La réédition de l'ouvrage de Mark Monmonier est l'occasion de s'interroger sur les façons, anciennes ou nouvelles, de « faire mentir les cartes » comme nous invite à le faire le titre de son célèbre ouvrage. La première édition  publiée en 1991 et traduite en 1993 s'est vue ajouter, dans la traduction française, un sous-titre assez ambigu Du mauvais usage de la géographie, qui a pu faire penser qu'il s'agissait seulement de dénoncer les dérives de la cartographie à travers ses usages grand public. 

Mark Monmonier affirmait au contraire : « Non seulement le mensonge est facile avec les cartes, mais il est même essentiel ». Autrement dit loin d'être une dérive, le "mensonge" serait consubstantiel à la carte, un attribut essentiel et inhérent au processus de re-présentation. Si on voulait filer la métaphore, on pourrait dire qu'il y a plusieurs façons de mentir : par facilité, par arrangement, par exagération, par omission... Il existe de petits et de grands mensonges. Comme les blancs de la carte, il y a également tous ces petits oublis, ces mensonges "blancs" dont on pense qu'ils ne portent pas à conséquence pour l'interlocuteur, du moins en apparence. Les mensonges, petits ou grands, sont particulièrement répandus dans notre société de l'information et de la communication qui cherche souvent à marquer les esprits, à frapper l'opinion, à jouer sur nos imaginaires.
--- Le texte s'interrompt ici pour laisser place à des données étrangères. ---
static int build_engine(irmv_engine *e)
{
    const irmv_engine_cfg &c = e->cfg;
    const int net_w = c.net_size, net_h = c.net_height > 0 ? c.net_height : c.net_size, S = c.num_slots;
    HIP_TRY(hipSetDevice(c.device));
    HIP_TRY(hipStreamCreateWithFlags(&e->stream, hipStreamNonBlocking));
    e->num_streams = c.num_streams > 0 ? c.num_streams : (c.num_slots <= 4 ? c.num_slots : std::min(4, std::max(2, (c.num_slots + 127) / 128)));
    { const char *bn = getenv("IRMV_BNECK64"); e->bneck64 = !(bn && bn[0] == '0'); }
    { const char *kp = getenv("IRMV_KPT3"); e->kpt3 = !(kp && kp[0] == '0'); }
    if (const char *ns = getenv("IRMV_STREAMS")) e->num_streams = atoi(ns);
    e->num_streams = std::max(1, std::min({e->num_streams, 8, c.num_slots}));
    for (int i = 1; i < e->num_streams; i++) HIP_TRY(hipStreamCreateWithFlags(&e->extra_streams[i - 1], hipStreamNonBlocking));
    HIP_TRY(hipStreamCreateWithFlags(&e->h2d_stream, hipStreamNonBlocking));
    { const char *ic = getenv("IRMV_INLINE_COPIES"); e->inline_copies = ic && ic[0] == '1'; }
    { const char *gu = getenv("IRMV_GRAPH_UPLOAD"); e->graph_upload = !(gu && gu[0] == '0'); }
    e->slot_owner.assign(S, nullptr);
    e->frame_bytes = (size_t)c.src_width * c.src_height * 3;
    const bool bayer = c.src_format != IRMV_SRC_HWC8;
    e->src_bytes = bayer ? (size_t)c.src_width * c.src_height : e->frame_bytes;
    {
        const char *nv = getenv("IRMV_NUMA");
        const bool want = e->numa_node >= 0 && !(nv && nv[0] == '0');
        numa::ScopedNode scope(want ? e->numa_node : -1);
        const bool user = want && scope.policy();
        HIP_TRY(hipHostMalloc((void **)&e->src_host, e->src_bytes * S, user ? (hipHostMallocDefault | hipHostMallocNumaUser) : hipHostMallocDefault));
        log_range(e, "pinned src_host", e->src_host, e->src_bytes * S);
        memset(e->src_host, 0, e->src_bytes * S);
        if (hipHostGetDevicePointer((void **)&e->src_host_dev, e->src_host, 0) != hipSuccess) { e->src_host_dev = nullptr; (void)hipGetLastError(); }
        if (const char *uk = getenv("IRMV_UPLOAD_KERNEL")) e->upload_kernel_blocks = atoi(uk);
        e->numa_placed = user && scope.bound();
    }
    TRY(dev_alloc(e, (void **)&e->src_dev, e->frame_bytes * S));
    HIP_TRY(hipMemset(e->src_dev, 0, e->frame_bytes * S));
    TRY(dev_alloc(e, (void **)&e->rot_dev, e->frame_bytes));
    if (bayer) {
        TRY(dev_alloc(e, (void **)&e->raw_dev, e->src_bytes * S));
        HIP_TRY(hipMemset(e->raw_dev, 0, e->src_bytes * S));
        static const int ry[4] = {0, 1, 0, 1}, rx[4] = {0, 1, 1, 0};
        BayerArgs &b = e->bayer;
        b.raw_slot_bytes = e->src_bytes; b.dst_slot_bytes = e->frame_bytes;
        b.W = c.src_width; b.H = c.src_height;
        b.ry = ry[c.src_format - 1]; b.rx = rx[c.src_format - 1];
// ... 218 lines not shown
            TRY(add_conv(e, m.name, SegRef{P[i], 0, PC[i], 0}, SegRef{}, PH[i], PW[i], t_s0[i], 0));
            Op &mo = e->ops.back();
            const double real = nbr == 3 ? 144.0 : 128.0;
            mo.flops *= real / cm;
            mo.level = i;
        }
    }
    for (int b = 0; b < nbr; b++)
        for (int i = 0; i < 3; i++) {
            const std::string pre = std::string("model.22.") + br[b] + "." + std::to_string(i);
            const std::string tn = std::string("22.") + br[b] + "." + std::to_string(i);
            int t1 = -1, t2;
            TRY(new_tensor(e, tn + ".1", PH[i], PW[i], mid[b], false, &t2));
            if (e->merge_head0) {
                TRY(add_conv(e, pre + ".1", SegRef{t_s0[i], coff0[b], mid[b], 0}, SegRef{}, PH[i], PW[i], t2, 0));
            } else {
                TRY(new_tensor(e, tn + ".0", PH[i], PW[i], mid[b], false, &t1));
                TRY(add_conv(e, pre + ".0", SegRef{P[i], 0, PC[i], 0}, SegRef{}, PH[i], PW[i], t1, 0));
                TRY(add_conv(e, pre + ".1", SegRef{t1, 0, mid[b], 0}, SegRef{}, PH[i], PW[i], t2, 0));
            }
            TRY(add_conv(e, pre + ".2", SegRef{t2, 0, mid[b], 0}, SegRef{}, PH[i], PW[i], e->head_t[i], off[b]));
            for (size_t k = e->ops.size() - (e->merge_head0 ? 2 : 3); k < e->ops.size(); k++) e->ops[k].level = i;
            {
                const int i1 = (int)e->ops.size() - 2, i2 = i1 + 1;
                const Op &o1 = e->ops[i1], &o2 = e->ops[i2];
                const char *fh = getenv("IRMV_FUSED_HEAD");
                if (!(fh && fh[0] == '0') && o1.cout == 64 && o1.cin % 32 == 0 && o1.pair && o1.res_t < 0 && o1.cfg.stride == 1 &&
                    o2.cin == 64 && o2.ksteps == 2 && o2.cfg.ks == 1 && o2.cfg.out_f32 && o2.cfg.act == 0 && (o2.cout_pad == 16 || o2.cout_pad == 64))
                    e->ops[i1].fuse_next = i2;
                if (!(fh && fh[0] == '0') && o1.cfg.cin16 && o1.cout_pad == 16 && !o1.pair && o1.res_t < 0 && o1.cfg.stride == 1 && o1.cfg.act == 1 && o2.w_k16)
                    e->ops[i1].fuse_next = i2;
            }
            if (b == 2 && !e->merge_head0) TRY(fuse_kpt3(e, i));
        }

    TRY(dev_alloc(e, (void **)&e->boxes, (size_t)S * e->A * 16));
    TRY(dev_alloc(e, (void **)&e->keys, (size_t)S * e->A * e->nc * 8));
    { const char *sp = getenv("IRMV_SPLIT_SCAN"); e->split_scan = !(sp && sp[0] == '0'); }
    if (e->split_scan) {
        TRY(dev_alloc(e, (void **)&e->cand_counts, (size_t)S * sizeof(int)));
        HIP_TRY(hipMemset(e->cand_counts, 0, (size_t)S * sizeof(int)));
    }
    TRY(dev_alloc(e, (void **)&e->dets_dev, (size_t)S * c.max_det * sizeof(DevDet)));
    TRY(dev_alloc(e, (void **)&e->fout_dev, (size_t)S * sizeof(DevFrameOut)));
    HIP_TRY(hipMemset(e->dets_dev, 0, (size_t)S * c.max_det * sizeof(DevDet)));
    HIP_TRY(hipMemset(e->fout_dev, 0, (size_t)S * sizeof(DevFrameOut)));
    HIP_TRY(hipHostMalloc((void **)&e->dets_host, (size_t)S * c.max_det * sizeof(DevDet), hipHostMallocMapped | hipHostMallocCoherent));
    HIP_TRY(hipHostMalloc((void **)&e->fout_host, (size_t)S * sizeof(DevFrameOut), hipHostMallocMapped | hipHostMallocCoherent));
    HIP_TRY(hipHostGetDevicePointer((void **)&e->dets_host_dev, e->dets_host, 0));
    HIP_TRY(hipHostGetDevicePointer((void **)&e->fout_host_dev, e->fout_host, 0));
    log_range(e, "pinned dets_host", e->dets_host, (size_t)S * c.max_det * sizeof(DevDet));
    log_range(e, "pinned fout_host", e->fout_host, (size_t)S * sizeof(DevFrameOut));
    memset(e->dets_host, 0, (size_t)S * c.max_det * sizeof(DevDet));
    memset(e->fout_host, 0, (size_t)S * sizeof(DevFrameOut));
    if (e->split_scan) {
        Op op; op.kind = OP_SCAN; op.layer = "scan_decode"; snprintf(op.kname, sizeof op.kname, "scan_decode");
        op.bytes = (double)e->A * 64.0; e->ops.push_back(op);
    }
    { Op op; op.kind = OP_NMS; op.layer = "decode_nms_kpt_pnp"; snprintf(op.kname, sizeof op.kname, "nms_pnp");
      op.bytes = (double)e->A * 64.0; e->ops.push_back(op); }
    if (c.point_source == IRMV_POINTS_KEYPOINT_HEAD && e->nk < 8) return fail(IRMV_ERR_MODEL, "point_source = keypoint head, but the model has none");
    e->classical = c.point_source == IRMV_POINTS_CLASSICAL || (c.point_source == IRMV_POINTS_AUTO && e->nk < 8);
    { const char *z = getenv("IRMV_ZERO_COPY_RESULTS"); e->zero_copy_results = !e->classical && !(z && z[0] == '0'); }
    if (e->classical) {
        Op op; op.kind = OP_LIGHT; op.layer = "extract_armors"; snprintf(op.kname, sizeof op.kname, "light_extract");
        e->ops.push_back(op);
// ... 199 lines not shown
    }
    if (cfg->net_size < 64 || cfg->net_size % 32 != 0 || cfg->net_size > 2048) return fail(IRMV_ERR_ARG, "net_size must be a multiple of 32 in [64, 2048]");
    if (cfg->net_height != 0 && (cfg->net_height < 64 || cfg->net_height % 32 != 0 || cfg->net_height > 2048))
        return fail(IRMV_ERR_ARG, "net_height must be 0 (square) or a multiple of 32 in [64, 2048]");
    if (cfg->src_width < 2 || cfg->src_height < 2 || cfg->src_width > 4096) return fail(IRMV_ERR_ARG, "src size out of range (width <= 4096)");
    if (cfg->num_slots < 1 || cfg->num_slots > 256) return fail(IRMV_ERR_ARG, "num_slots must be 1..256");
    if (cfg->max_det < 1 || cfg->max_det > IRMV_MAX_DET_CAP) return fail(IRMV_ERR_ARG, "max_det must be 1..256");
    if (cfg->pre_nms_cap < 1 || cfg->pre_nms_cap > IRMV_CAND_CAP) return fail(IRMV_ERR_ARG, "pre_nms_cap must be 1..8192");
    if (!(cfg->score_thr > 0.f && cfg->score_thr < 1.f)) return fail(IRMV_ERR_ARG, "score_thr must be in (0, 1)");
    if (cfg->armor_size != IRMV_ARMOR_SMALL && cfg->armor_size != IRMV_ARMOR_LARGE) return fail(IRMV_ERR_ARG, "bad armor_size");
    if (cfg->point_source < 0 || cfg->point_source > 2) return fail(IRMV_ERR_ARG, "bad point_source");
    int ndev = 0;
    HIP_TRY(hipGetDeviceCount(&ndev));
    if (cfg->device < 0 || cfg->device >= ndev) return fail(IRMV_ERR_HIP, "no such HIP device");
    std::unique_ptr<irmv_engine> e(new irmv_engine);
    e->cfg = *cfg;
    if (e->cfg.net_height == 0) e->cfg.net_height = e->cfg.net_size;
    {
        int cus = 0;
        if (hipDeviceGetAttribute(&cus, hipDeviceAttributeMultiprocessorCount, cfg->device) == hipSuccess && cus > 0) e->num_cus = cus;
        int node = -1;
        if (hipDeviceGetAttribute(&node, hipDeviceAttributeHostNumaId, cfg->device) == hipSuccess) e->numa_node = node;
        else (void)hipGetLastError();
    }
    int rc = load_blob(e.get());
    e->cfg.weights_path = nullptr;
    e->cfg.weights_blob = nullptr;
    if (rc) return rc;
    rc = build_engine(e.get());
    if (rc) return rc;
    rc = autotune_convs(e.get());
    if (rc) return rc;
    finalize_head_fusion(e.get());
    rc = build_head_groups(e.get());
    if (rc) return rc;
    build_step_plans(e.get());
    rc = choose_sync_launch(e.get());
    if (rc) return rc;
    *out = e.release();
    return IRMV_OK;
}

Mais on ne peut pas éduquer avec des mensonges : cela empêche d'exercer sa pensée critique et de s'émanciper. La métaphore vaut pour la cartographie qui mérite décryptage et sens critique.


 


Dans l'introduction à la réédition de l'ouvrage de Monmonier, Christian Grataloup appelle à une vigilance cartographique à l’ère d’une omniprésence renouvelée des cartes dans nos environnements quotidiens. Depuis les années 1980-90, avec les travaux de cartographie critique de Mark Monmonier, de Brian Harley ou de Denis Wood, la cartographie est entrée dans l'ère du soupçon. Il ne faudrait pas pour autant tomber dans l'approche hyper-critique qui consisterait à se défier systématiquement de toutes les cartes puisque toutes mentiraient d'une certaine façon. Comme le notait Yaïves Ferland dès 1997 :

« Tout le monde sait maintenant qu’il existe cinq sortes de mensonges : les petits, les gros, les statistiques, les cartes et les arguments de vente. En paraphrasant Sir Winston Churchill, avec l’aide de Mark Monmonier (1991), on en vient à couvrir à peu près tout les maux dont les cartographes seraient coupables, en tant que communicateurs de réalités géographiques par des représentations graphiques. »
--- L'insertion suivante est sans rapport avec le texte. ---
# ... 193 lines not shown
            elif skinny:
                capi.check(L.go1_skinny_wgrad(capi.ptr(dz), ldz, capi.ptr(inp), ld_in, gW.data_ptr(), i, M, o, K, 1, st), "skinny_wgrad")
            else:
                tc = impl == 1 and M >= 64 and K >= 8 and self._tma_ok(dz, ldz) and self._tma_ok(inp, ld_in)
                if tc and wgrads is not None:
                    wgrads.append((o, K, M, ldz, ld_in, i, dz, inp, gW))
                else:
                    self._gemm(1, 0, o, K, M, dz, ldz, inp, ld_in, gW, i, None, 0, 1 if tc else 0, 1 if tc else 0)
            if li == 0:
                if extra is not None and not extra_done and (want_dextra or dz1T is None):
                    E = i - K0
                    if want_dextra:
                        dextra = self._buf((tag, "dextra"), M, E)
                    gwx = gW.data_ptr() + 4 * K0 if dz1T is None else None
                    capi.check(L.go1_mlp_extra_backward(capi.ptr(dz), ldz, 0 if dz1T is None else 1, capi.ptr(extra), extra.stride(0), W.data_ptr() + 4 * K0, i,
                                                        gwx, i, capi.ptr(dextra) if want_dextra else None, E, M, o, E, 0, st), "extra_backward")
                return dextra
            pwo, pbo, po, pi = self.specs[li - 1]
            gb_prev, yprev = self.grad[pbo:pbo + po], outs[li - 1]
            to_T = li == 1 and dz1T is not None
            dprev = dz1T if to_T else self._buf((tag, "d", li - 1), M, i)
            ldp = dprev.stride(0)
            if impl == 1 and self._tma_ok(dz, ldz) and self._tma_ok(W, i) and M >= 64:
                bx = None
                if li == 1 and extra is not None and 1 <= pi - K0 <= 4:
                    extra_done = True
                    if want_dextra:
                        dextra = self._buf((tag, "dextra"), M, pi - K0).zero_()
                    gwx = None if to_T else self.grad.data_ptr() + 4 * (pwo + K0)
                    if dextra is not None or gwx is not None:
                        bx = (extra, self.flat.data_ptr() + 4 * (pwo + K0), pi, gwx, pi, dextra)
                self._gemm(0, 0, M, i, o, dz, ldz, W, i, dprev, ldp, None, 2, 0, 1, dact_y=yprev, colsum=None if to_T else gb_prev, bwd_extra=bx,
                           store_transposed=1 if to_T else 0)
                bias_done = True
            elif to_T:
                raise capi.Go1Error("transposed first-layer dz: the dgrad that produces it must be a tensor-core product")
            elif o <= 16:
                bias_done = impl == 1 and i % 4 == 0 and self._tma_ok(W, i) and self._tma_ok(dprev, ldp) and self._tma_ok(yprev, yprev.stride(0))
                capi.check(L.go1_skinny_dgrad_act(capi.ptr(dz), ldz, capi.ptr(W), i, capi.ptr(yprev), yprev.stride(0), capi.ptr(dprev), ldp,
                                                  gb_prev.data_ptr() if bias_done else None, M, o, i, self.kind, st), "skinny_dgrad")
            else:
                self._gemm(0, 0, M, i, o, dz, ldz, W, i, dprev, ldp, None, 2, 0, 0, dact_y=yprev)
                bias_done = False
            dz = dprev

L'apport principal de Monmonier et Harley est de nous avoir montré qu'il fallait apprendre à se défaire du réalisme apparent de la carte, à prendre conscience des formes de pouvoir et de domination qu'elle peut exercer. S'il n'y a point d'objectivité de la carte, ce n'est pas pour autant qu'elle n'obéit pas à certaines règles. Mark Monmonier distinguait, parmi les formes de "mensonges", ceux liés aux choix sémiologiques et ceux correspondant davantage à la volonté de manipuler ou de convaincre. Parmi ces éléments, figure notamment le choix :
  • de la projection cartographique
  • de l'échelle de représentation
  • de la taille, de la forme ou de la couleur des figurés
  • du message que le cartographe souhaite délivrer...
Dans l'épilogue de son ouvrage, Mark Monmonier invite à dépasser l'opposition entre les cartes qui se contentent de "pieux mensonges" et celles qui cherchent à manipuler l'opinion. Et l'auteur de conclure par un avertissement concernant la versatilité de la carte, en particulier dans les journaux : « lorsqu'une carte doit avoir un double rôle d'informer et d'impressionner son public, elle risque de plus en plus de déformer la réalité de ce qu'elle prétend représenter... Les cartes ayant un double rôle ne sont pas intrinsèquement mauvaises. Certaines d'entre elles, parfaitement exactes, existent avant tout pour donner une allure de vérité aux faits, tandis que d'autres ne sont là qu'à titre décoratif... Les cartes, comme les bâtiments, souffrent lorsque le concepteur place la forme au dessus de la fonction... S'il n'est pas maîtrisé par un savant aux intentions honnêtes, le pouvoir des cartes peut échapper à tout contrôle. » (p. 280-283).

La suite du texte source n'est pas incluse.